Una complejidad que no puede resolverse a la británica, con referéndum escocés incluido, no solo porque en España la descentralización administrativa es mayor, sino porque, en cambio, allí nadie discute y es fácil de visualizar la existencia de varias naciones dentro del Estado.

La encrucijada está ahí: o se endurece el discurso centralizador, tensando las cuerdas del modelo radial y poniendo a prueba su punto de ruptura, o se despliega el instrumental de un pluralismo ideológico, cultural y territorial.

El presidente valenciano se apunta a la segunda opción, que conduce en algún momento a una reforma constitucional a la que hay que ir abriendo paso con la práctica institucional.

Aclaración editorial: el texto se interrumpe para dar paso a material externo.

# olegroshka/vae-channel-dynamics

Hardware: AMD Instinct MI355X
Metric: images/sec SDXL-VAE train step @256x256 (tracking on) (higher is better)
Workload: dtype f32

## Files before the change

### vae-channel-dynamics_amd/csrc/wgrad3_wino.hip

```cpp
#include "common.h"
#ifndef VAE_ABLATE
#define VAE_ABLATE 0
#endif
#include <algorithm>
#include <type_traits>

namespace {

constexpr int GCI = 32, GCO = 128, GNT = 512;
constexpr int XS = 20;
constexpr int SXF = 4 * GCI * XS;
constexpr int SYF = 2 * GCO * XS;
constexpr int GSTAGE = SXF + SYF;

template <int XF>
__global__ __launch_bounds__(GNT, 1) void wgrad3_wino_kernel(vae_wgrad_args p, int strips, int64_t nunits) {
  __shared__ __attribute__((aligned(16))) float smem[2 * GSTAGE];

  const int tid = threadIdx.x, lane = tid & 63, wave = tid >> 6;
  const int lr = lane & 31, lh = lane >> 5;
  const vae_conv_geom g = p.g;
  const int tilesN = p.N / GCI, ntile = tilesN * (p.M / GCO);
  int tile, split;
  {
    const int L = blockIdx.x, ns = p.nsplit;
    if (ns % 8 == 0) {
      const int j = L >> 3;
      tile = j % ntile;
      split = (j / ntile) * 8 + (L & 7);
    } else if ((ns == 2 || ns == 4) && ntile % (8 / ns) == 0) {
      split = (L & 7) % ns;
      tile = (L >> 3) * (8 / ns) + (L & 7) / ns;
    } else {
      tile = L % ntile;
      split = L / ntile;
    }
  }
  const int tm = tile / tilesN, tn = tile % tilesN;
  const int m0 = tm * GCO, n0 = tn * GCI;
  const int64_t per = (nunits + p.nsplit - 1) / p.nsplit;
  const int64_t ubeg = split * per, uend = min(nunits, ubeg + per);
  const int nu = (int)max((int64_t)0, uend - ubeg);
  const int upi = (g.Ho / 2) * strips;
  const bool do_bias = (p.bias_partial != nullptr) && tn == 0;

  const int xx = tid & 15, xq = (tid >> 4) & 7, xr = tid >> 7;
  const bool xe_role = tid < 128 && (tid & 8) == 0;
  const int ex = 16 + (tid & 1), er = (tid >> 1) & 3;
  const int yq = tid >> 4;
  const auto rsX = VAE_BUF_RSRC(p.X, (size_t)g.B * g.Hs * g.Ws * g.Cs * 4u);
  const auto rsY = VAE_BUF_RSRC(p.dY, (size_t)g.B * g.Ho * g.Wo * p.ldy * 4u);
  struct Stg {
    f32x4 rx, rxe, ry[2];
    int b;
    bool xin, xein;
  };
  const f32x4 z4 = {0.f, 0.f, 0.f, 0.f};
  Stg s0{z4, z4, {z4, z4}, -1, false, false}, s1 = s0;
  f32x4 bsum = z4;
  f32x4 rsc = {1.f, 1.f, 1.f, 1.f}, rsh = z4;
  int sc_b = -1;
  int ub = (int)(ubeg / upi), uty = (int)((ubeg - (int64_t)ub * upi) / strips), ustrip = (int)((ubeg - (int64_t)ub * upi) % strips);
  const unsigned thrX = ((xr * g.Ws + xx) * g.Cs + n0 + 4 * xq) * 4u, thrE = ((er * g.Ws + ex) * g.Cs + n0 + 4 * xq) * 4u;
  const unsigned thrY = (xx * p.ldy + m0 + 4 * yq) * 4u, rowY = (unsigned)g.Wo * p.ldy * 4u;
  const int tfX = (xr == 0 ? 1 : 0) | (xr == 3 ? 2 : 0) | (xx == 0 ? 4 : 0) | 16;
  const int tfE = xe_role ? ((er == 0 ? 1 : 0) | (er == 3 ? 2 : 0) | (ex == 17 ? 8 : 0) | 16) : 31;
  auto load_unit = [&](int k, Stg& r) {
    const bool ok = k < nu;
    const int b = ub, ty = uty, x0 = ustrip * 16;
    if (++ustrip == strips) {
      ustrip = 0;
      if (++uty == g.Ho / 2) {
        uty = 0;
        ++ub;
      }
    }
    r.b = ok ? b : -1;
    const int uf = (ty == 0 ? 1 : 0) | (2 * ty + 2 >= g.Hs ? 2 : 0) | (x0 == 0 ? 4 : 0) | (x0 + 16 >= g.Ws ? 8 : 0) | (ok ? 0 : 16);
    const unsigned baseX = (unsigned)((b * g.Hs + 2 * ty - 1) * g.Ws + x0 - 1) * (unsigned)g.Cs * 4u;
    const unsigned baseY = (unsigned)((b * g.Ho + 2 * ty) * g.Wo + x0) * (unsigned)p.ldy * 4u;
    r.xin = (tfX & uf) == 0;
    r.rx = VAE_BUF_LOAD4(rsX, r.xin ? baseX + thrX : BUF_OOB);
    r.xein = (tfE & uf) == 0;
    r.rxe = VAE_BUF_LOAD4(rsX, r.xein ? baseX + thrE : BUF_OOB);
#pragma unroll
    for (int a = 0; a < 2; ++a) r.ry[a] = VAE_BUF_LOAD4(rsY, ok ? baseY + a * rowY + thrY : BUF_OOB);
  };
  auto xform = [&](f32x4 v, bool in) {
    if (XF != VAE_XF_NONE) {
#pragma unroll
      for (int e = 0; e < 4; ++e) {
        float u = v[e] * rsc[e] + rsh[e];
        if (XF == VAE_XF_AFFINE_SILU) u = silu_f(u);
        v[e] = in ? u : 0.f;
      }
    }
    return v;
  };
  auto store_unit = [&](float* st, const Stg& r) {
    float* sx = st;
    float* sy = st + SXF;
    if (XF != VAE_XF_NONE && r.b >= 0 && r.b != sc_b) {
      sc_b = r.b;
      rsc = *reinterpret_cast<const f32x4*>(p.scale + (int64_t)sc_b * g.Cs + n0 + 4 * xq);
      rsh = *reinterpret_cast<const f32x4*>(p.shift + (int64_t)sc_b * g.Cs + n0 + 4 * xq);
    }
    const f32x4 v = xform(r.rx, r.xin);
#pragma unroll
    for (int e = 0; e < 4; ++e) sx[(xr * GCI + 4 * xq + e) * XS + xx] = v[e];
    if (xe_role) {
      const f32x4 ve = xform(r.rxe, r.xein);
#pragma unroll
      for (int e = 0; e < 4; ++e) sx[(er * GCI + 4 * xq + e) * XS + ex] = ve[e];
    }
#pragma unroll
    for (int a = 0; a < 2; ++a) {
#pragma unroll
      for (int e = 0; e < 4; ++e) sy[(a * GCO + 4 * yq + e) * XS + xx] = r.ry[a][e];
      if (do_bias) bsum += r.ry[a];
    }
  };

  const int wi = wave >> 1, jh = wave & 1;
  const int vr1 = wi == 0 ? 0 : (wi == 2 ? 2 : 1), vr2 = wi == 0 ? 2 : (wi == 1 ? 2 : (wi == 2 ? 1 : 3));
  const int voff1 = (vr1 * GCI + lr) * XS + 8 * lh, voff2 = (vr2 * GCI + lr) * XS + 8 * lh;
  const int dr1 = wi == 3 ? 1 : 0;

  f32x16 acc[2][4];
#pragma unroll
  for (int pi = 0; pi < 2; ++pi)
#pragma unroll
    for (int nb = 0; nb < 4; ++nb)
#pragma unroll
      for (int e = 0; e < 16; ++e) acc[pi][nb][e] = 0.f;

  load_unit(0, s0);
  store_unit(smem, s0);
  load_unit(1, s1);
  __syncthreads();

  auto run = [&](auto WI, auto JH) {
    constexpr int wic = decltype(WI)::value, jhc = decltype(JH)::value;
    constexpr bool two = wic == 1 || wic == 2;
    constexpr bool vplus = wic == 1;
    auto step = [&](int k, const Stg& cur, Stg& nxt) {
      const float* cx = smem + (k & 1) * GSTAGE;
      const float* cy = cx + SXF;
      float* nst = smem + ((k + 1) & 1) * GSTAGE;
      f32x4 rd[2][2];
      auto read_d = [&](int nb, f32x4 (&d)[2][2]) {
        const int doff = (dr1 * GCO + nb * 32 + lr) * XS + 8 * lh;
#pragma unroll
        for (int c = 0; c < 2; ++c) {
          d[0][c] = *reinterpret_cast<const f32x4*>(&cy[doff + 4 * c]);
          if (two) d[1][c] = *reinterpret_cast<const f32x4*>(&cy[doff + GCO * XS + 4 * c]);
        }
      };
      auto build_b = [&](const f32x4 (&d)[2][2], f32x4 (&b4)[2]) {
        float rc[8];
#pragma unroll
        for (int c = 0; c < 2; ++c)
#pragma unroll
          for (int e = 0; e < 4; ++e) rc[4 * c + e] = !two ? d[0][c][e] : (vplus ? d[0][c][e] + d[1][c][e] : d[0][c][e] - d[1][c][e]);
#pragma unroll
        for (int e = 0; e < 4; ++e) {
          if (jhc == 0) {
            b4[0][e] = rc[2 * e];
            b4[1][e] = rc[2 * e] + rc[2 * e + 1];
          } else {
            b4[0][e] = rc[2 * e] - rc[2 * e + 1];
            b4[1][e] = rc[2 * e + 1];
          }
        }
      };
      f32x4 a4[2], bb[2][2];
      {
        f32x4 u1[3], u2[3];
#pragma unroll
        for (int c = 0; c < 3; ++c) {
          u1[c] = *reinterpret_cast<const f32x4*>(&cx[voff1 + 4 * c]);
          u2[c] = *reinterpret_cast<const f32x4*>(&cx[voff2 + 4 * c]);
        }
        float rc[12];
#pragma unroll
        for (int c = 0; c < 3; ++c)
#pragma unroll
          for (int e = 0; e < 4; ++e) rc[4 * c + e] = vplus ? u1[c][e] + u2[c][e] : u1[c][e] - u2[c][e];
        __builtin_amdgcn_sched_barrier(0);
        read_d(0, rd);
#pragma unroll
        for (int e = 0; e < 4; ++e) {
          if (jhc == 0) {
            a4[0][e] = rc[2 * e] - rc[2 * e + 2];
            a4[1][e] = rc[2 * e + 1] + rc[2 * e + 2];
          } else {
            a4[0][e] = rc[2 * e + 2] - rc[2 * e + 1];
            a4[1][e] = rc[2 * e + 1] - rc[2 * e + 3];
          }
        }
        build_b(rd, bb[0]);
        read_d(1, rd);
      }
      if (!(VAE_ABLATE & 2) && wave < 4) store_unit(nst, cur);
#pragma unroll
      for (int nb = 0; nb < 4; ++nb) {
        __builtin_amdgcn_sched_barrier(0);
        if (nb == 1) {
          if (!(VAE_ABLATE & 1)) load_unit(k + 2, nxt);
          __builtin_amdgcn_sched_barrier(0);
        }
        if (nb == 3 && wave >= 4) {
          if (!(VAE_ABLATE & 2)) store_unit(nst, cur);
          __builtin_amdgcn_sched_barrier(0);
        }
        if (nb < 3) build_b(rd, bb[(nb + 1) & 1]);
        if (nb < 2) read_d(nb + 2, rd);
#pragma unroll
        for (int pi = 0; pi < 2; ++pi)
#pragma unroll
          for (int e = 0; e < 4; ++e) acc[pi][nb] = __builtin_amdgcn_mfma_f32_32x32x2f32(a4[pi][e], bb[nb & 1][pi][e], acc[pi][nb], 0, 0, 0);
#pragma unroll
        for (int i = 0; i < 4; ++i) {
          __builtin_amdgcn_sched_group_barrier(0x008, 1, 0);
          __builtin_amdgcn_sched_group_barrier(0x002, 3, 0);
        }
        __builtin_amdgcn_sched_group_barrier(0x100, 4, 0);
        __builtin_amdgcn_sched_group_barrier(0x008, 4, 0);
        __builtin_amdgcn_sched_barrier(0);
      }
      if (!(VAE_ABLATE & 16)) __syncthreads();
    };
    int k = 0;
    for (; k + 1 < nu; k += 2) {
      step(k, s1, s0);
      step(k + 1, s0, s1);
    }
    if (k < nu) step(k, s1, s0);
  };
  {
    using J0 = std::integral_constant<int, 0>;
    using J1 = std::integral_constant<int, 1>;
    switch (wave) {
      case 0: run(std::integral_constant<int, 0>{}, J0{}); break;
      case 1: run(std::integral_constant<int, 0>{}, J1{}); break;
      case 2: run(std::integral_constant<int, 1>{}, J0{}); break;
      case 3: run(std::integral_constant<int, 1>{}, J1{}); break;
      case 4: run(std::integral_constant<int, 2>{}, J0{}); break;
      case 5: run(std::integral_constant<int, 2>{}, J1{}); break;
      case 6: run(std::integral_constant<int, 3>{}, J0{}); break;
      default: run(std::integral_constant<int, 3>{}, J1{}); break;
    }
  }

  float* __restrict__ O = p.partial + (int64_t)split * 16 * p.N * p.M;
#pragma unroll
  for (int pi = 0; pi < 2; ++pi) {
    const int pos = wi * 4 + 2 * jh + pi;
#pragma unroll
    for (int nb = 0; nb < 4; ++nb)
#pragma unroll
      for (int e = 0; e < 16; ++e) {
        const int ci = n0 + (e & 3) + 8 * (e >> 2) + 4 * lh;
        O[((int64_t)pos * p.N + ci) * p.M + m0 + nb * 32 + lr] = acc[pi][nb][e];
      }
  }
  if (do_bias) {
#pragma unroll
    for (int e = 0; e < 4; ++e) {
      float s = bsum[e];
#pragma unroll
      for (int o = 1; o < 16; o <<= 1) s += __shfl_xor(s, o, 64);
      if (xx == 0) p.bias_partial[(int64_t)split * p.M + m0 + 4 * yq + e] = s;
    }
  }
}

}

bool wgrad3_wino_eligible(const vae_wgrad_args& a) {
  const vae_conv_geom& g = a.g;
  if (a.prec != VAE_PREC_F32 || a.X16 != nullptr || a.dY16 != nullptr || a.dY == nullptr || a.batch != 1 || a.alpha != 1.0f) return false;
  if (g.taps != 9 || g.stride != 1 || g.pad_t != 1 || g.pad_l != 1 || g.mode != VAE_MODE_FWD) return false;
  if (a.tapmask != 0 || a.y_step > 1 || g.Ho != g.Hs || g.Wo != g.Ws) return false;
  if (g.Ho % 2 != 0 || g.Wo % 16 != 0 || a.N % GCI != 0 || a.M % GCO != 0 || g.Cs % 4 != 0 || a.ldy % 4 != 0) return false;
  if (!aligned16(a.X) || !aligned16(a.dY)) return false;
  if ((size_t)g.B * g.Hs * g.Ws * g.Cs * 4u >= BUF_MAX || (size_t)g.B * g.Ho * g.Wo * a.ldy * 4u >= BUF_MAX) return false;
  return true;
}

int64_t wgrad3_wino_units(const vae_conv_geom& g) { return (int64_t)g.B * (g.Ho / 2) * (g.Wo / 16); }

int launch_wgrad3_wino(const vae_wgrad_args& a, hipStream_t st) {
  const vae_conv_geom& g = a.g;
  const int64_t nunits = wgrad3_wino_units(g);
  dim3 grid((unsigned)((a.M / GCO) * (a.N / GCI) * a.nsplit), 1, 1);
  const int strips = g.Wo / 16;
  if (a.xf == VAE_XF_NONE) hipLaunchKernelGGL(wgrad3_wino_kernel<VAE_XF_NONE>, grid, dim3(GNT), 0, st, a, strips, nunits);
  else if (a.xf == VAE_XF_AFFINE) hipLaunchKernelGGL(wgrad3_wino_kernel<VAE_XF_AFFINE>, grid, dim3(GNT), 0, st, a, strips, nunits);
  else hipLaunchKernelGGL(wgrad3_wino_kernel<VAE_XF_AFFINE_SILU>, grid, dim3(GNT), 0, st, a, strips, nunits);
  return 0;
}
```

Baseline: 104.4.

## Defer last channel-block MFMAs of waves 4-7 past the barrier into next step

For waves 4-7, which store the next stage late in the step, the MFMAs for the last one or two channel blocks (default two) are held back and issued at the start of the following step, after the __syncthreads. The goal is to shorten those waves' critical path before the barrier so all waves reach the sync sooner, with the deferred matrix work overlapping the next step's LDS reads. The a4/bb operands move out of the step so they persist across steps, and a final flush runs after the loop. Optional timing instrumentation is added but compiled only when VAE_WGRAD_TIMING is defined.

Result: faster. 106.7 (median of 6 runs) (+2.1%).

```diff
diff --git a/vae-channel-dynamics_amd/csrc/wgrad3_wino.hip b/vae-channel-dynamics_amd/csrc/wgrad3_wino.hip
--- a/vae-channel-dynamics_amd/csrc/wgrad3_wino.hip
+++ b/vae-channel-dynamics_amd/csrc/wgrad3_wino.hip
@@ -1,6 +1,9 @@
 #include "common.h"
 #ifndef VAE_ABLATE
 #define VAE_ABLATE 0
+#endif
+#ifndef VAE_WGRAD_DEFER
+#define VAE_WGRAD_DEFER 2
 #endif
 #include <algorithm>
 #include <type_traits>
@@ -43,6 +46,18 @@
   const int nu = (int)max((int64_t)0, uend - ubeg);
   const int upi = (g.Ho / 2) * strips;
   const bool do_bias = (p.bias_partial != nullptr) && tn == 0;
+#ifdef VAE_WGRAD_TIMING
+  constexpr int TS0 = 2, TSN = 8;
+  const bool tw = (tid & 255) == 0 && blockIdx.x < 8 && p.out != nullptr;
+  unsigned long long* const tout = reinterpret_cast<unsigned long long*>(p.out) + (blockIdx.x * 2 + (tid >> 8)) * (4 + TSN * 5);
+  unsigned long long tst[5];
+  const unsigned long long te0 = __builtin_amdgcn_s_memtime(), tr0 = __builtin_amdgcn_s_memrealtime();
+#define GSTAMP(i) do { __builtin_amdgcn_sched_barrier(0); tst[i] = __builtin_amdgcn_s_memtime(); __builtin_amdgcn_sched_barrier(0); } while (0)
+#define GSTAMPS_OUT(k) do { if (tw && (k) >= TS0 && (k) < TS0 + TSN) { _Pragma("unroll") for (int i_ = 0; i_ < 5; ++i_) tout[4 + ((k) - TS0) * 5 + i_] = tst[i_]; } } while (0)
+#else
+#define GSTAMP(i) do { } while (0)
+#define GSTAMPS_OUT(k) do { } while (0)
+#endif
 
   const int xx = tid & 15, xq = (tid >> 4) & 7, xr = tid >> 7;
   const bool xe_role = tid < 128 && (tid & 8) == 0;
@@ -143,10 +158,32 @@
     constexpr int wic = decltype(WI)::value, jhc = decltype(JH)::value;
     constexpr bool two = wic == 1 || wic == 2;
     constexpr bool vplus = wic == 1;
+    constexpr int ndef = wic >= 2 ? VAE_WGRAD_DEFER : 0;
+    static_assert(ndef >= 0 && ndef <= 2, "bb holds the operands of two channel blocks");
+    f32x4 a4[2], bb[2][2];
+    if (ndef > 0) {
+      a4[0] = a4[1] = z4;
+      bb[0][0] = bb[0][1] = bb[1][0] = bb[1][1] = z4;
+    }
+    auto held_back = [&]() {
+#pragma unroll
+      for (int e = 0; e < 4; ++e)
+#pragma unroll
+        for (int nb = 4 - ndef; nb < 4; ++nb)
+#pragma unroll
+          for (int pi = 0; pi < 2; ++pi) acc[pi][nb] = __builtin_amdgcn_mfma_f32_32x32x2f32(a4[pi][e], bb[nb & 1][pi][e], acc[pi][nb], 0, 0, 0);
+    };
     auto step = [&](int k, const Stg& cur, Stg& nxt) {
       const float* cx = smem + (k & 1) * GSTAGE;
       const float* cy = cx + SXF;
       float* nst = smem + ((k + 1) & 1) * GSTAGE;
+      GSTAMP(0);
+      if (ndef > 0) {
+        __builtin_amdgcn_sched_barrier(0);
+        held_back();
+        __builtin_amdgcn_sched_barrier(0);
+      }
+      GSTAMP(1);
       f32x4 rd[2][2];
       auto read_d = [&](int nb, f32x4 (&d)[2][2]) {
         const int doff = (dr1 * GCO + nb * 32 + lr) * XS + 8 * lh;
@@ -173,7 +210,6 @@
           }
         }
       };
-      f32x4 a4[2], bb[2][2];
       {
         f32x4 u1[3], u2[3];
 #pragma unroll
@@ -202,6 +238,7 @@
         read_d(1, rd);
       }
       if (!(VAE_ABLATE & 2) && wave < 4) store_unit(nst, cur);
+      GSTAMP(2);
 #pragma unroll
       for (int nb = 0; nb < 4; ++nb) {
         __builtin_amdgcn_sched_barrier(0);
@@ -215,19 +252,24 @@
         }
         if (nb < 3) build_b(rd, bb[(nb + 1) & 1]);
         if (nb < 2) read_d(nb + 2, rd);
-#pragma unroll
-        for (int pi = 0; pi < 2; ++pi)
-#pragma unroll
-          for (int e = 0; e < 4; ++e) acc[pi][nb] = __builtin_amdgcn_mfma_f32_32x32x2f32(a4[pi][e], bb[nb & 1][pi][e], acc[pi][nb], 0, 0, 0);
-#pragma unroll
-        for (int i = 0; i < 4; ++i) {
-          __builtin_amdgcn_sched_group_barrier(0x008, 1, 0);
-          __builtin_amdgcn_sched_group_barrier(0x002, 3, 0);
-        }
-        __builtin_amdgcn_sched_group_barrier(0x100, 4, 0);
-        __builtin_amdgcn_sched_group_barrier(0x008, 4, 0);
-        __builtin_amdgcn_sched_barrier(0);
-      }
+        if (nb < 4 - ndef) {
+#pragma unroll
+          for (int pi = 0; pi < 2; ++pi)
+#pragma unroll
+            for (int e = 0; e < 4; ++e) acc[pi][nb] = __builtin_amdgcn_mfma_f32_32x32x2f32(a4[pi][e], bb[nb & 1][pi][e], acc[pi][nb], 0, 0, 0);
+#pragma unroll
+          for (int i = 0; i < 4; ++i) {
+            __builtin_amdgcn_sched_group_barrier(0x008, 1, 0);
+            __builtin_amdgcn_sched_group_barrier(0x002, 3, 0);
+          }
+          __builtin_amdgcn_sched_group_barrier(0x100, 4, 0);
+          __builtin_amdgcn_sched_group_barrier(0x008, 4, 0);
+        }
+        __builtin_amdgcn_sched_barrier(0);
+        if (nb == 3 - ndef) GSTAMP(3);
+      }
+      GSTAMP(4);
+      GSTAMPS_OUT(k);
       if (!(VAE_ABLATE & 16)) __syncthreads();
     };
     int k = 0;
@@ -236,6 +278,7 @@
       step(k + 1, s0, s1);
     }
     if (k < nu) step(k, s1, s0);
+    if (ndef > 0 && nu > 0) held_back();
   };
   {
     using J0 = std::integral_constant<int, 0>;
@@ -252,6 +295,14 @@
     }
   }
 
+#ifdef VAE_WGRAD_TIMING
+  if (tw) {
+    tout[0] = te0;
+    tout[1] = __builtin_amdgcn_s_memtime();
+    tout[2] = tr0;
+    tout[3] = __builtin_amdgcn_s_memrealtime();
+  }
+#endif
   float* __restrict__ O = p.partial + (int64_t)split * 16 * p.N * p.M;
 #pragma unroll
   for (int pi = 0; pi < 2; ++pi) {
```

Por eso Puig se ha entrevistado, en algunos casos varias veces durante sus dos primeros años de gobierno, con presidentes como los de Aragón, Andalucía y Baleares, de su propio partido, o como los de Murcia, Cataluña y ahora el País Vasco, del PP y nacionalistas, respectivamente. No ha esperado a verse las caras con ellos en la conferencia de presidentes o alguna celebración oficial. Las agendas de sus reuniones, como las de sus consellers en encuentros de trabajo con homólogos de otros gobiernos,  tienen una orientación transversal e incluyen asuntos como el Corredor Mediterráneo, la reforma de la financiación autonómica o la redistribución competencial. Sabe que hay una geopolítica pendiente sobre el mapa de la crisis del sistema político español a la que intenta contribuir, de momento, con más ahínco que reconocimiento.